During this past week, in those hours of stillness while I lay in wait for a deer to cross into my sight, I’ve had the privilege of watching another morning ritual unfold in the forest.   Spurred by the first rays of morning light, the crows would fly from their perch and circle above me with their raucous wake-up calls.  Back and forth they’d fly, circling just above the trees so than none would oversleep.   I watched as the bundle of dry leaves in the crook of the large oak tree next to me shimmied and shook just before a bushy-tailed gray squirrel popped his head out and scampered onto the closest limb to greet the day.   He would sit there for a moment, preening his fur, and then he would follow the limbs to another tree nearby, where he would roust his friend, and together the two of them would leap from tree to tree, playing tag until they reached the forest floor, where they searched for acorns and played keep-away under the hemlock boughs.   The Carolina wren would awake and take over where the crows left off, singing his incessant piercing rattling chorus of buzzes and trills as he bounced nervously from branch to branch in a nearby brush pile.  In the distance, I heard the haunting “whoo whoo whoo” of a great-horned owl, and I spotted the first brown creeper I’ve seen this season stealthily climbing up the trunk of a poplar tree, hoping to go unnoticed.  So much life around me, and yet, I would have noticed none of it were I not waiting for something else.

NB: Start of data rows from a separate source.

## Fold cost-order sort into step kernel block zero with double-buffered order arrays

Removes the separate single-block k_order launch after each step. Block 0 of the step kernel now sorts the previous call's costs into the alternate order buffer using a one-wave, multi-pass LDS histogram, while the other blocks simulate using the current order. The intent is to drop a serialized kernel launch and its tail from the step loop. In exchange, the ordering lags by one call and the sort runs on a single wave inside the step kernel.

Measured after the change: 173.9 million. About the same (-0.1%).

```diff
diff --git a/roborugby_amd/build.py b/roborugby_amd/build.py
--- a/roborugby_amd/build.py
+++ b/roborugby_amd/build.py
@@ -9,7 +9,7 @@
 SRC_KSTEP = os.path.join(HERE, "csrc", "rr_kstep_inst.hip")
 SRC_DQN = os.path.join(HERE, "csrc", "rr_dqn.hip")
 HDR_KSTEP = os.path.join(HERE, "csrc", "rr_kstep.hpp")
-DEPS = [SRC, SRC_KSTEP, SRC_DQN, HDR_KSTEP, os.path.join(HERE, "csrc", "rr_sim.hpp"),
+DEPS = [SRC, SRC_KSTEP, SRC_DQN, HDR_KSTEP, os.path.join(HERE, "csrc", "rr_sim.hpp"), os.path.join(HERE, "csrc", "rr_order.hpp"),
         os.path.join(HERE, "csrc", "rr_extras.hpp"), os.path.join(HERE, "csrc", "rr_hive.hpp"),
         os.path.join(os.path.dirname(HERE), "include", "roborugby_amd.h")]
 LIB = os.path.join(HERE, "libroborugby_amd.so")
diff --git a/roborugby_amd/csrc/rr_kernels.hip b/roborugby_amd/csrc/rr_kernels.hip
--- a/roborugby_amd/csrc/rr_kernels.hip
+++ b/roborugby_amd/csrc/rr_kernels.hip
@@ -16,38 +16,6 @@
 using namespace rr;
 
 
-#ifndef RR_ORDER_SHIFT
-#define RR_ORDER_SHIFT 2
-#endif
-constexpr int ORDER_BINS = 1024, ORDER_THREADS = 1024;
-__global__ __launch_bounds__(ORDER_THREADS) void k_order(const uint32_t *cost, uint32_t *order, int ngroups) {
-    __shared__ uint32_t hist[ORDER_BINS];
-    for (int i = threadIdx.x; i < ORDER_BINS; i += ORDER_THREADS) hist[i] = 0;
-    __syncthreads();
-    for (int g = threadIdx.x; g < ngroups; g += ORDER_THREADS) {
-        uint32_t c = cost[g] >> RR_ORDER_SHIFT;
-        c = c > ORDER_BINS - 1 ? ORDER_BINS - 1 : c;
-        atomicAdd(&hist[ORDER_BINS - 1 - c], 1u);
-    }
-    __syncthreads();
-    __shared__ uint32_t scan[ORDER_BINS];
-    uint32_t v = hist[threadIdx.x];
-    scan[threadIdx.x] = v;
-    __syncthreads();
-    for (int off = 1; off < ORDER_BINS; off <<= 1) {
-        uint32_t add = threadIdx.x >= (unsigned)off ? scan[threadIdx.x - off] : 0u;
-        __syncthreads();
-        scan[threadIdx.x] += add;
-        __syncthreads();
-    }
-    hist[threadIdx.x] = scan[threadIdx.x] - v;
-    __syncthreads();
-    for (int g = threadIdx.x; g < ngroups; g += ORDER_THREADS) {
-        uint32_t c = cost[g] >> RR_ORDER_SHIFT;
-        c = c > ORDER_BINS - 1 ? ORDER_BINS - 1 : c;
-        order[atomicAdd(&hist[ORDER_BINS - 1 - c], 1u)] = (uint32_t)g;
-    }
-}
 __global__ void k_iota(uint32_t *order, int n) {
     int i = blockIdx.x * blockDim.x + threadIdx.x;
     if (i < n) order[i] = (uint32_t)i;
@@ -337,6 +305,7 @@
     int32_t *status_buf;
     uint32_t *order;
     uint32_t *cost;
+    int cur;
     int ngroups;
     uint32_t *park;
     uint32_t budget;
@@ -392,8 +361,9 @@
     template <class... P, class... A> void per_thread(void (*k)(P...), const A &...a) const {
         hipLaunchKernelGGL(k, dim3((unsigned)((n() + 127) / 128)), dim3(128), 0, s, static_cast<P>(a)...);
     }
-    template <class... P, class... A> void per_wave(void (*k)(P...), const A &...a) const {
-        hipLaunchKernelGGL(k, dim3((unsigned)((n() + arenas_per_block<C>() - 1) / arenas_per_block<C>())), dim3(64 * WAVES_PER_BLOCK), 0, s,
+    template <class... P, class... A> void per_wave(void (*k)(P...), const A &...a) const { waves(0, k, a...); }
+    template <class... P, class... A> void waves(unsigned extra, void (*k)(P...), const A &...a) const {
+        hipLaunchKernelGGL(k, dim3(extra + (unsigned)((n() + arenas_per_block<C>() - 1) / arenas_per_block<C>())), dim3(64 * WAVES_PER_BLOCK), 0, s,
                            static_cast<P>(a)...);
     }
 };
@@ -481,10 +451,10 @@
     const int ng = (n + apb - 1) / apb;
     const char *no = getenv("RR_NO_ORDER");
     if (ng > 2048 && ng <= 65536 && !(no && atoi(no))) {
-        if (hipMalloc((void **)&e->order, sizeof(uint32_t) * ng) == hipSuccess && hipMalloc((void **)&e->cost, sizeof(uint32_t) * ng) == hipSuccess) {
+        if (hipMalloc((void **)&e->order, sizeof(uint32_t) * 2 * ng) == hipSuccess && hipMalloc((void **)&e->cost, sizeof(uint32_t) * 2 * ng) == hipSuccess) {
             e->ngroups = ng;
-            hipLaunchKernelGGL(k_iota, dim3((ng + 255) / 256), dim3(256), 0, 0, e->order, ng);
-            (void)hipMemset(e->cost, 0, sizeof(uint32_t) * ng);
+            for (int k = 0; k < 2; k++) hipLaunchKernelGGL(k_iota, dim3((ng + 255) / 256), dim3(256), 0, 0, e->order + (size_t)k * ng, ng);
+            (void)hipMemset(e->cost, 0, sizeof(uint32_t) * 2 * ng);
         } else {
             if (e->order) (void)hipFree(e->order);
             e->order = nullptr; e->cost = nullptr;
@@ -548,8 +518,10 @@
         const int n = v.n();
         const bool extras = e->custom_prog || e->track_prior;
         auto step = [&](auto kernel, int ns, int rep, uint32_t *park, uint32_t budget) {
-            v.per_wave(kernel, v.sp(), v.recs(), v.irecs(), n, actions, thrust, na, obs, reward, done, obs_g, reward_g, status, e->order, e->cost,
-                       ns, rep, e->snap, e->isnap, park, budget);
+            const size_t at = e->order ? (size_t)e->cur * e->ngroups : 0;
+            v.waves(e->order ? 1 : 0, kernel, v.sp(), v.recs(), v.irecs(), n, actions, thrust, na, obs, reward, done, obs_g, reward_g, status,
+                    e->order + at, e->cost + at, e->cur ? -e->ngroups : e->ngroups, ns, rep, e->snap, e->isnap, park, budget);
+            e->cur ^= 1;
         };
         if (extras) v.per_thread(k_extras_begin<C>, v.recs(), n, v.xs(), nullptr);
         if constexpr (C::MIXED) {
@@ -561,7 +533,6 @@
             else if constexpr (std::is_same<O, float>::value && default_width<C>()) step(k_step<C, O, true>, nsteps, repeat, nullptr, 0);
             else return fail(-1, "rr_rollout: built for float outputs and the default lane widths (RR_VW unset) only");
         }
-        if (e->order) hipLaunchKernelGGL(k_order, dim3(1), dim3(ORDER_THREADS), 0, v.s, (const uint32_t *)e->cost, e->order, e->ngroups);
         if (extras) v.per_thread(k_extras_end<C, O>, v.sp(), v.recs(), n, v.xs(), e->prog, e->custom_prog ? 1 : 0, reward, reward_g, status, done);
         if (e->gs) {
             int bd = 0;
diff --git a/roborugby_amd/csrc/rr_kstep.hpp b/roborugby_amd/csrc/rr_kstep.hpp
--- a/roborugby_amd/csrc/rr_kstep.hpp
+++ b/roborugby_amd/csrc/rr_kstep.hpp
@@ -3,6 +3,7 @@
 #include <stdint.h>
 #include <type_traits>
 #include "rr_sim.hpp"
+#include "rr_order.hpp"
 
 using namespace rr;
 
@@ -45,6 +46,11 @@
     constexpr int per_cu = (160 * 1024) / (int)(sizeof(Arena<C>) * arenas_per_block<C>()) * WAVES_PER_BLOCK;
     return per_cu / 4 < 1 ? 1 : (per_cu / 4 > RR_MIN_WAVES_PER_SIMD ? RR_MIN_WAVES_PER_SIMD : per_cu / 4);
 }
+constexpr int order_pass_bins(size_t lds_bytes) {
+    int b = 64;
+    while (b < ORDER_BINS && (size_t)b * 2 * sizeof(uint32_t) <= lds_bytes) b *= 2;
+    return b;
+}
 
 
 template <class C, typename O, bool MULTI, bool BUDGET = false>
@@ -52,7 +58,7 @@
                                                               int32_t *irecs, int n, const int32_t *actions,
                                                               const float *thrust, int na, O *obs, O *reward,
                                                               uint8_t *done, O *obs_g, O *reward_g, int32_t *status,
-                                                              const uint32_t *order, uint32_t *cost, int nsteps, int repeat,
+                                                              const uint32_t *order, uint32_t *cost, int other, int nsteps, int repeat,
                                                               uint32_t *snap, int32_t *isnap, uint32_t *park = nullptr,
                                                               uint32_t budget = 0) {
     static_assert(!(MULTI && BUDGET), "rr_rollout keeps the record in LDS across steps: no barrier to budget");
@@ -61,12 +67,24 @@
 #else
     __shared__ Arena<C> lds[arenas_per_block<C>()];
 #endif
+    if (__builtin_expect(blockIdx.x == 0, 0) && order) {
+        if (threadIdx.x >= 64) return;
+#if defined(RR_PROFILE_PHASES)
+        const unsigned long long rr_sort_t0_ = __builtin_amdgcn_s_memrealtime();
+#endif
+        order_sort<order_pass_bins(sizeof(lds))>(cost + other, const_cast<uint32_t *>(order) + other, other < 0 ? -other : other,
+                                                 (RR_ORD_LDS uint32_t *)&lds[0]);
+#if defined(RR_PROFILE_PHASES)
+        if (threadIdx.x == 0) { g_rr_wave_t[0] = rr_sort_t0_; g_rr_wave_t[1] = __builtin_amdgcn_s_memrealtime(); }
+#endif
+        return;
+    }
     const int wave = threadIdx.x / C::VW;
 #ifdef RR_ARENAS_PER_WAVE
     if (wave >= arenas_per_block<C>()) return;
 #endif
     const unsigned long long t_begin = (cost || BUDGET) ? __builtin_amdgcn_s_memtime() : 0ull;
-    const int group = order ? (int)order[blockIdx.x] : (int)blockIdx.x;
+    const int group = order ? (int)order[blockIdx.x - 1] : (int)blockIdx.x;
     const int arena = group * arenas_per_block<C>() + wave;
     if (arena >= n) return;
     Arena<C> &A = lds[wave];
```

As I sat during those many hours, watching this forest scene unfold, I reflected too upon the many other Advents that I have spent waiting for something, not knowing if it would ever come.   The things I’ve always wanted most in life are the things I’ve had to wait for the longest.  Sometimes they came.  Sometimes, they didn’t.   One year, it was a visit two days after Christmas Day from the man I’d fallen in love with for which I waited.   I’d been waiting for ten years for him to come into my life, and that particular Advent before his visit was filled with anticipation.   And there have been many Advents during our years of marriage, during which we have waited for an answer to our ongoing prayers for children, including two Advents during which we waited to see if the life growing inside of me would live or die.   So much waiting.

As the sun went down tonight, deer hunting season here closed for another year.  Ten days, morning and evening, patiently waiting, and I had nothing to show for it.   There would be no venison tender loin for Christmas dinner this year.  No deer meat in the freezer to enjoy on the grill this summer.  

I stood up, folded my chair, and walked back toward the house.   The smell of wood smoke drifted in the air and I knew that it meant a warm fire was burning in our woodstove.   The night sky wrapped around me like a blanket and I could see the golden glow of the Christmas lights shining from the windows of my home, beckoning me.  I walked toward them, feeling defeated but finding comfort in knowing that what I once hunted for was inside.  Waiting for me.